A 37-year-old single male rural worker was referred to our service from another hospital because he did not have the necessary experience for the treatment of the type of lymphogranuloma in which he was admitted 15 days before.
He had not previously been seen or treated in any other medical center.
During the 10 days admitted to the Urology Department, he was initially treated with Metronidazole and Ceftazidime, and after performing the antibiogram with Amikacin, Trimethoprim/ Sulfamethoxa.
Biopsy diagnosis was verifiable carcinoma of the oral cavity.
When we receive it, the penis presents an exophytic tumor of about 15 cm in diameter.
The patient reported that she had begun 6 months earlier as a small ulceration in the balanopretial sulcus, which grew progressively in the form of cauliflower and tapering the mucosa.

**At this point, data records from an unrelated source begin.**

_SIGS = {
    "ddpo_abi_version": (c_int, []),
    "ddpo_sizeof_gemm_desc": (c_size_t, []),
    "ddpo_sizeof_ddim_consts": (c_size_t, []),
    "ddpo_gemm_tile_launch_counts": (c_int, [c_void_p, c_int]),
    "ddpo_threefry_bits_host": (c_int, [c_uint32, c_uint32, c_int64, c_void_p]),
    "ddpo_threefry_normal": (c_int, [c_uint32, c_uint32, c_void_p, c_void_p, c_int64, c_void_p]),
    "ddpo_ddim_step_fwd": (c_int, [c_void_p, c_void_p, c_void_p, c_void_p, c_void_p, c_float, POINTER(DdimConsts),
                                   c_void_p, c_void_p, c_int, c_int, c_void_p]),
    "ddpo_ddim_logprob_ppo_fwd_bwd": (c_int, [c_void_p, c_void_p, c_void_p, c_void_p, c_void_p, c_void_p, c_void_p,
                                              c_float, c_float, c_int, POINTER(DdimConsts), c_void_p, c_void_p,
                                              c_void_p, c_void_p, c_int, c_int, c_void_p]),
    "ddpo_ddim_logprob_ppo_fwd_bwd_grouped": (c_int, [c_void_p, c_void_p, c_void_p, c_void_p, c_void_p, c_void_p, c_void_p,
                                                      c_float, c_float, c_int, POINTER(DdimConsts), c_void_p, c_void_p,
                                                      c_void_p, c_void_p, c_int, c_int, c_int, c_void_p]),
    "ddpo_rwr_noisy_latents": (c_int, [c_void_p, c_void_p, c_void_p, c_void_p, c_void_p, c_int, c_float, c_void_p, c_void_p, c_int, c_int, c_int,
                                       c_void_p]),
    "ddpo_rwr_mse_fwd_bwd": (c_int, [c_void_p, c_void_p, c_void_p, c_void_p, c_float, c_int, c_void_p, c_void_p, c_void_p, c_void_p, c_int, c_int,
                                     c_void_p]),
    "ddpo_grad_sqnorm": (c_int, [c_void_p, c_int64, c_void_p, c_int, c_void_p]),
    "ddpo_adamw_bf16mu_step": (c_int, [c_void_p, c_void_p, c_void_p, c_void_p, c_int64, c_void_p, c_double, c_double,
                                       c_double, c_double, c_double, c_double, c_double, c_int, c_int, c_int, c_void_p]),
    "ddpo_groupnorm_ws_bytes": (c_size_t, [c_int, c_int, c_int, c_int]),
    "ddpo_groupnorm_fwd": (c_int, [c_void_p, c_int, c_void_p, c_int, c_void_p, c_void_p, c_int, c_int, c_int, c_int,
                                   c_float, c_int, c_void_p, c_void_p, c_void_p]),
    "ddpo_layernorm_fwd": (c_int, [c_void_p, c_void_p, c_void_p, c_void_p, c_int, c_int, c_float, c_void_p]),
    "ddpo_gemm_conv_fwd": (c_int, [POINTER(GemmDesc), c_void_p]),
    "ddpo_gemm_conv_wgrad": (c_int, [POINTER(GemmDesc), c_void_p]),
    "ddpo_gemm_conv_fwd_bf16": (c_int, [POINTER(GemmDesc), c_void_p, c_void_p, c_int, c_int, c_void_p, c_size_t, c_void_p]),
    "ddpo_gemm_conv_wgrad_bf16x3": (c_int, [POINTER(GemmDesc), c_void_p]),
    "ddpo_gemm_conv_wgrad_bf16x3_planes": (c_int, [POINTER(GemmDesc), c_void_p, c_void_p, c_void_p, c_void_p, c_void_p]),
    "ddpo_gemm_conv_fwd_bf16_planes": (c_int, [POINTER(GemmDesc), c_void_p, c_void_p, c_int, c_void_p, c_void_p, c_int, c_void_p, c_size_t,
                                               c_void_p]),
    "ddpo_split_planes_bf16": (c_int, [c_void_p, c_int, c_void_p, c_void_p, c_int, c_int64, c_int, c_void_p]),
    "ddpo_groupnorm_fwd_planes": (c_int, [c_void_p, c_int, c_void_p, c_void_p, c_int, c_void_p, c_void_p, c_int, c_int, c_int, c_int,
                                          c_float, c_int, c_void_p, c_void_p, c_void_p]),
    "ddpo_layernorm_fwd_planes": (c_int, [c_void_p, c_void_p, c_void_p, c_void_p, c_void_p, c_int, c_int, c_float, c_int, c_void_p]),
    "ddpo_pack_weights_bf16": (c_int, [c_void_p, c_int, c_int, c_int, c_void_p, c_void_p, c_void_p, c_void_p, c_void_p]),
    "ddpo_pack_weights_bf16_kblocked": (c_int, [c_void_p, c_int, c_int, c_void_p, c_void_p, c_void_p]),
    "ddpo_pack_weights_bf16_kblocked_dgrad": (c_int, [c_void_p, c_int, c_int, c_int, c_void_p, c_void_p, c_void_p]),
    "ddpo_pack_weights_f16mx": (c_int, [c_void_p, c_int, c_int, c_void_p, c_void_p, c_void_p, c_void_p]),
    "ddpo_split_planes_f16mx": (c_int, [c_void_p, c_int, c_void_p, c_void_p, c_int, c_int64, c_int, c_void_p]),
    "ddpo_gemm_conv_fwd_f16mx_planes": (c_int, [POINTER(GemmDesc), c_void_p, c_void_p, c_int, c_void_p, c_void_p, c_void_p, c_size_t, c_void_p]),
    "ddpo_attention_fwd": (c_int, [c_void_p, c_int, c_void_p, c_int, c_void_p, c_int, c_void_p, c_int, c_void_p, c_int, c_int,
                                   c_int, c_int, c_int, c_float, c_void_p]),
    "ddpo_attention_kv_images_bytes": (c_size_t, [c_int, c_int, c_int, c_int]),
    "ddpo_attention_pack_kv_bf16x3": (c_int, [c_void_p, c_int, c_void_p, c_int, c_void_p, c_size_t, c_int, c_int, c_int, c_int, c_void_p]),
    "ddpo_attention_fwd_bf16x3_images": (c_int, [c_void_p, c_int, c_void_p, c_size_t, c_void_p, c_int, c_void_p, c_int, c_int, c_int, c_int, c_int,
                                                 c_float, c_void_p]),
    "ddpo_attention_fwd_bf16x3": (c_int, [c_void_p, c_int, c_void_p, c_int, c_void_p, c_int, c_void_p, c_int, c_void_p, c_int, c_int,
                                          c_int, c_int, c_int, c_float, c_void_p, c_size_t, c_void_p]),
    "ddpo_attention_fwd_bf16x3_ws_bytes": (c_size_t, [c_int, c_int, c_int, c_int]),
    "ddpo_attention_fwd_f16p": (c_int, [c_void_p, c_int, c_void_p, c_int, c_void_p, c_int, c_void_p, c_int, c_void_p, c_int, c_int,
                                        c_int, c_int, c_int, c_float, c_void_p, c_size_t, c_void_p]),
    "ddpo_attention_pack_kv_f16p": (c_int, [c_void_p, c_int, c_void_p, c_int, c_void_p, c_size_t, c_int, c_int, c_int, c_int, c_void_p]),
    "ddpo_attention_fwd_f16p_images": (c_int, [c_void_p, c_int, c_void_p, c_size_t, c_void_p, c_int, c_void_p, c_int, c_int, c_int, c_int, c_int,
                                               c_float, c_void_p]),
    **{f"ddpo_attention_fwd_{v}_po": (c_int, [c_void_p, c_int, c_void_p, c_int, c_void_p, c_int, c_void_p, c_void_p, c_int, c_void_p, c_int, c_int,
                                              c_int, c_int, c_int, c_float, c_void_p, c_size_t, c_void_p]) for v in ("bf16x3", "f16p")},
    **{f"ddpo_attention_fwd_{v}_images_po": (c_int, [c_void_p, c_int, c_void_p, c_size_t, c_void_p, c_void_p, c_int, c_void_p, c_int, c_int, c_int,
                                                     c_int, c_int, c_float, c_void_p]) for v in ("bf16x3", "f16p")},
    "ddpo_attention_bwd_f16p": (c_int, [c_void_p, c_int, c_void_p, c_int, c_void_p, c_int, c_void_p, c_void_p, c_void_p, c_void_p,
                                        c_void_p, c_void_p, c_void_p, c_int, c_int, c_int, c_int, c_int, c_float, c_void_p]),
    "ddpo_attention_bwd": (c_int, [c_void_p, c_int, c_void_p, c_int, c_void_p, c_int, c_void_p, c_void_p, c_void_p, c_void_p,
                                   c_void_p, c_void_p, c_void_p, c_int, c_int, c_int, c_int, c_int, c_float, c_void_p]),
    "ddpo_attention_bwd_bf16x3": (c_int, [c_void_p, c_int, c_void_p, c_int, c_void_p, c_int, c_void_p, c_void_p, c_void_p, c_void_p,
                                          c_void_p, c_void_p, c_void_p, c_int, c_int, c_int, c_int, c_int, c_float, c_void_p]),
    "ddpo_groupnorm_stats_floats": (c_size_t, [c_int, c_int, c_int]),
    "ddpo_groupnorm_bwd_ws_bytes": (c_size_t, [c_int, c_int, c_int, c_int]),
    "ddpo_groupnorm_bwd": (c_int, [c_void_p, c_int, c_void_p, c_int, c_void_p, c_void_p, c_int, c_int, c_int, c_int, c_int,
                                   c_void_p, c_int, c_void_p, c_int, c_void_p, c_void_p, c_void_p, c_void_p]),
    "ddpo_layernorm_bwd": (c_int, [c_void_p, c_void_p, c_void_p, c_int, c_int, c_float, c_void_p, c_void_p, c_void_p, c_void_p, c_void_p, c_void_p]),
    "ddpo_layernorm_bwd_ws_bytes": (c_size_t, [c_int, c_int]),
    "ddpo_geglu_bwd": (c_int, [c_void_p, c_void_p, c_void_p, c_int64, c_int, c_void_p]),
    "ddpo_silu_bwd": (c_int, [c_void_p, c_void_p, c_void_p, c_int64, c_void_p]),
    "ddpo_colsum_accum": (c_int, [c_void_p, c_int, c_int64, c_int, c_int, c_void_p, c_void_p]),
    "ddpo_sumpool2x2": (c_int, [c_void_p, c_void_p, c_int, c_int, c_int, c_int, c_void_p]),
    "ddpo_add": (c_int, [c_void_p, c_void_p, c_void_p, c_int64, c_void_p]),
    "ddpo_geglu_fwd": (c_int, [c_void_p, c_void_p, c_int64, c_int, c_void_p]),
    "ddpo_silu_fwd": (c_int, [c_void_p, c_void_p, c_int64, c_void_p]),
    "ddpo_quick_gelu_fwd": (c_int, [c_void_p, c_void_p, c_int64, c_void_p]),
    "ddpo_l2_normalize_rows": (c_int, [c_void_p, c_void_p, c_int, c_int, c_void_p]),
    "ddpo_timestep_embedding": (c_int, [c_void_p, c_void_p, c_int, c_int, c_void_p]),
    "ddpo_nchw_to_nhwc": (c_int, [c_void_p, c_void_p, c_int, c_int, c_int, c_void_p]),
    "ddpo_nhwc_to_nchw": (c_int, [c_void_p, c_void_p, c_int, c_int, c_int, c_void_p]),
    "ddpo_copy_cols": (c_int, [c_void_p, c_int, c_void_p, c_int, c_int64, c_int, c_void_p]),
    "ddpo_stage_cfg_inputs": (c_int, [c_void_p, c_void_p, c_int64, c_void_p, c_void_p, c_int, c_void_p, c_void_p, c_int, c_void_p]),
    "ddpo_softmax_rows": (c_int, [c_void_p, c_int64, c_int, c_float, c_void_p]),
    "ddpo_scale_shift_clip": (c_int, [c_void_p, c_void_p, c_int64, c_float, c_float, c_float, c_float, c_void_p]),
    "ddpo_lora_merge": (c_int, [c_void_p, c_int, c_int64, c_void_p]),
    "ddpo_lora_wgrad_ws_bytes": (c_size_t, [c_int, c_int, c_int, c_int]),
    "ddpo_lora_wgrad": (c_int, [c_void_p, c_int, c_void_p, c_void_p, c_int, c_void_p, c_int, c_void_p, c_void_p, c_void_p, c_void_p,
                                c_int, c_int, c_int, c_int, c_float, c_void_p, c_size_t, c_void_p]),
    "ddpo_attention_causal_fwd": (c_int, [c_void_p, c_int, c_void_p, c_int, c_void_p, c_int, c_void_p, c_int, c_int, c_int, c_int, c_int, c_float, c_void_p]),
    "ddpo_gather_rows": (c_int, [c_void_p, c_int, c_int, c_void_p, c_int, c_int, c_void_p, c_int, c_void_p, c_void_p]),
    "ddpo_cosine_rows": (c_int, [c_void_p, c_void_p, c_int, c_int, c_float, c_void_p, c_void_p]),
}
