namespace {
struct TimeScope {
  dfh_ctx* c;
  int id;
  hipStream_t st;
  hipEvent_t a = nullptr, b = nullptr;
  static hipEvent_t get(dfh_ctx* c) {
    if (!c->pool.empty()) {
      hipEvent_t e = c->pool.back();
      c->pool.pop_back();
      return e;
    }
    hipEvent_t e = nullptr;
    if (hipEventCreate(&e) != hipSuccess) return nullptr;
    return e;
  }
  TimeScope(dfh_ctx* ctx, int kid, hipStream_t s = nullptr) : c(ctx), id(kid), st(s ? s : ctx->stream) {
    if (kid >= DFH_K_COUNT || !((c->timing >> kid) & 1u)) return;
    a = get(c);
    b = get(c);
    if (a && b) (void)hipEventRecord(a, st);
  }
  ~TimeScope() {
    if (!a || !b) return;
    (void)hipEventRecord(b, st);
    c->spans.push_back({id, a, b});
  }
};
}

struct dfh_table {
  dfh_ctx* ctx = nullptr;
  TableView v{};
  uint64_t hslots = 0;
  uint64_t bytes = 0;
  bool has_aux = true;
  bool auto_grow = false;
  uint64_t rows_bound = 0;
  uint64_t grows = 0;
  uint32_t* d_need = nullptr;
  uint32_t* d_rank = nullptr;
  uint32_t* d_urow = nullptr;
  uint32_t* d_total = nullptr;
  size_t aux_cap = 0;
};

struct dfh_batch {
  dfh_ctx* ctx = nullptr;
  size_t max_rows = 0, max_nnz = 0;
  size_t nrows = 0, nnz = 0;
  bool has_value = false;
  bool has_cnt = false;
  bool localized = false;
  uint64_t* d_raw = nullptr;
  uint32_t* d_offset = nullptr;
  float* d_value = nullptr;
  float* d_label = nullptr;
  void* arena = nullptr;
  void* shared_arena = nullptr;
  size_t arena_bytes = 0;
  uint64_t* o_raw = nullptr;
  uint32_t* o_offset = nullptr;
  float* o_value = nullptr;
  float* o_label = nullptr;
  char* h_stage = nullptr;
  size_t stage_bytes = 0;
  hipEvent_t ev_staged = nullptr;
  bool staged_pending = false;
  double t_prof[6] = {0, 0, 0, 0, 0, 0};
  uint64_t n_prof = 0;
  char* d_stage_view = nullptr;
  bool defer_ready = false;
  uint64_t *d_keys = nullptr, *d_skeys = nullptr;
  uint32_t *d_pos = nullptr, *d_spos = nullptr;
  uint32_t *d_bpos = nullptr;
  uint32_t *d_head = nullptr, *d_uid = nullptr;
  void* d_temp = nullptr;
  size_t temp_bytes = 0;
  uint64_t *d_smp_key = nullptr, *d_spl_key = nullptr, *d_first_key = nullptr, *d_last_key = nullptr;
  uint32_t *d_smp_rank = nullptr, *d_smp_pos = nullptr, *d_spl_pos = nullptr, *d_packed = nullptr, *d_run_off = nullptr,
           *d_bstart = nullptr, *d_btotal = nullptr, *d_nheads = nullptr, *d_lh = nullptr;
  size_t max_tiles = 0;
  int spl_P = 0;
  uint64_t* d_feaids = nullptr;
  float* d_feacnt = nullptr;
  uint32_t *d_col_ptr = nullptr, *d_index = nullptr, *d_s_row = nullptr;
  float* d_s_val = nullptr;
  uint32_t* d_U = nullptr;
  uint2 *d_mid = nullptr, *d_hot = nullptr, *d_few = nullptr;
  SegEnt *d_mid_ent = nullptr, *d_hot_ent = nullptr, *d_few_ent = nullptr;
  SegEnt* d_split_ent = nullptr;
  uint32_t* d_split_ticket = nullptr;
  float* d_split_part = nullptr;
  size_t split_cap = 0;
  int split_sel = 0, split_last = 0;
  bool split_listing = false;
  uint32_t seg_nb = 0;
  uint2* d_uw = nullptr;
  uint32_t *d_urow = nullptr, *d_need = nullptr, *d_rank = nullptr, *d_total = nullptr;
  float *d_pred = nullptr, *d_slope = nullptr, *d_xv = nullptr;
  size_t xv_floats = 0;
  double* d_prog = nullptr;
  float nrows_seen = 0;
  hipEvent_t ev_ready = nullptr, ev_free = nullptr;
  bool ready_pending = false, free_pending = false;
  hipStream_t prep = nullptr;
  bool compute_auc = false;
  uint32_t *d_auc_keys = nullptr, *d_auc_skeys = nullptr, *d_auc_lab = nullptr, *d_auc_slab = nullptr;
  uint32_t* d_auc_part = nullptr;
  uint32_t auc_pending_n = 0;
  bool force_radix = false;
  bool force_sort_fallback = false;
  dfh_table* looked_up = nullptr;
  struct GatherSeg { struct dfh_rowbuf* rb; size_t at, n; };
  std::vector<GatherSeg> gsegs;
  GatherSrc gsrc{};
  bool gather_pending = false, gather_fusable = false, gather_any_value = false, loc_fuse_gather = false;
  const uint32_t *g_rows = nullptr, *g_off = nullptr;
  const float* g_lab = nullptr;
  LocView loc_v{};
  EmitOut loc_o{};
  uint32_t loc_gsort = 0;
  bool loc_big = false;
  int pend_stage = RID_STAGES;
};

namespace {
int flush_pending(dfh_batch* b);
void pend_remove(dfh_ctx* c, dfh_batch* b);
inline hipStream_t prep_of(const dfh_batch* b) {
  const dfh_ctx* c = b->ctx;
  return (c->pipeline && b->prep) ? b->prep : c->stream;
}
void phase_begin(dfh_batch* b) {
  dfh_ctx* c = b->ctx;
  if (b->pend_stage < RID_STAGES) (void)flush_pending(b);
  hipStream_t next = c->pipeline ? c->preps[c->next_prep++ % c->nprep] : nullptr;
  if (next && b->prep && next != b->prep && b->ready_pending) {
    (void)hipStreamWaitEvent(next, b->ev_ready, 0);
  }
  b->prep = next;
}
int prep_begin(dfh_batch* b) {
  dfh_ctx* c = b->ctx;
  if (c->pipeline && !b->prep) phase_begin(b);
  if (c->pipeline && b->free_pending) {
    DFH_HIP(hipStreamWaitEvent(prep_of(b), b->ev_free, 0));
    b->free_pending = false;
  }
  return DFH_OK;
}
int prep_end(dfh_batch* b) {
  dfh_ctx* c = b->ctx;
  if (c->pipeline && !b->defer_ready) {
    DFH_HIP(hipEventRecord(b->ev_ready, prep_of(b)));
    b->ready_pending = true;
  }
  return DFH_OK;
}
int main_begin(dfh_batch* b) {
  dfh_ctx* c = b->ctx;
  if (b->pend_stage < RID_STAGES) {
    int rc = flush_pending(b);
    if (rc) return rc;
// ... 1773 lines not shown
namespace {
struct SharedArena {
  void* base = nullptr;
  int refs = 0;
};
}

On the penis, the skin was affected, giving birth, Buck's fascia and albug's; the mucosa was affected; the pub-respectful web was also affected; the glans was refractory;
The limits between the affected tissues and healthy tissues were not well defined; in the affected tissues we found a deformed, soft, fungal, ulcerated, violet-colored mass in the affected tissues, peripheral adenopathy and palpable inguinal tissues.
The patient was passing through a non-visible fistulous orifice located between the mass and the remnants of the urethra.
The clinical analyses performed were normal; the serological tests for brucellosis, wools and HIV were negative; the bacteriological culture was positive for bacteroideca aureus, proteus mirabilis and staphylococci.
The anatomopathological study of the biopsy indicated that it was a giant acuminated condyloma of Buschke-L.
Axial computerized tomography (CAT) was used to make axial sections of the skull base from the superior edge of pubic symphysis to the root of the penis.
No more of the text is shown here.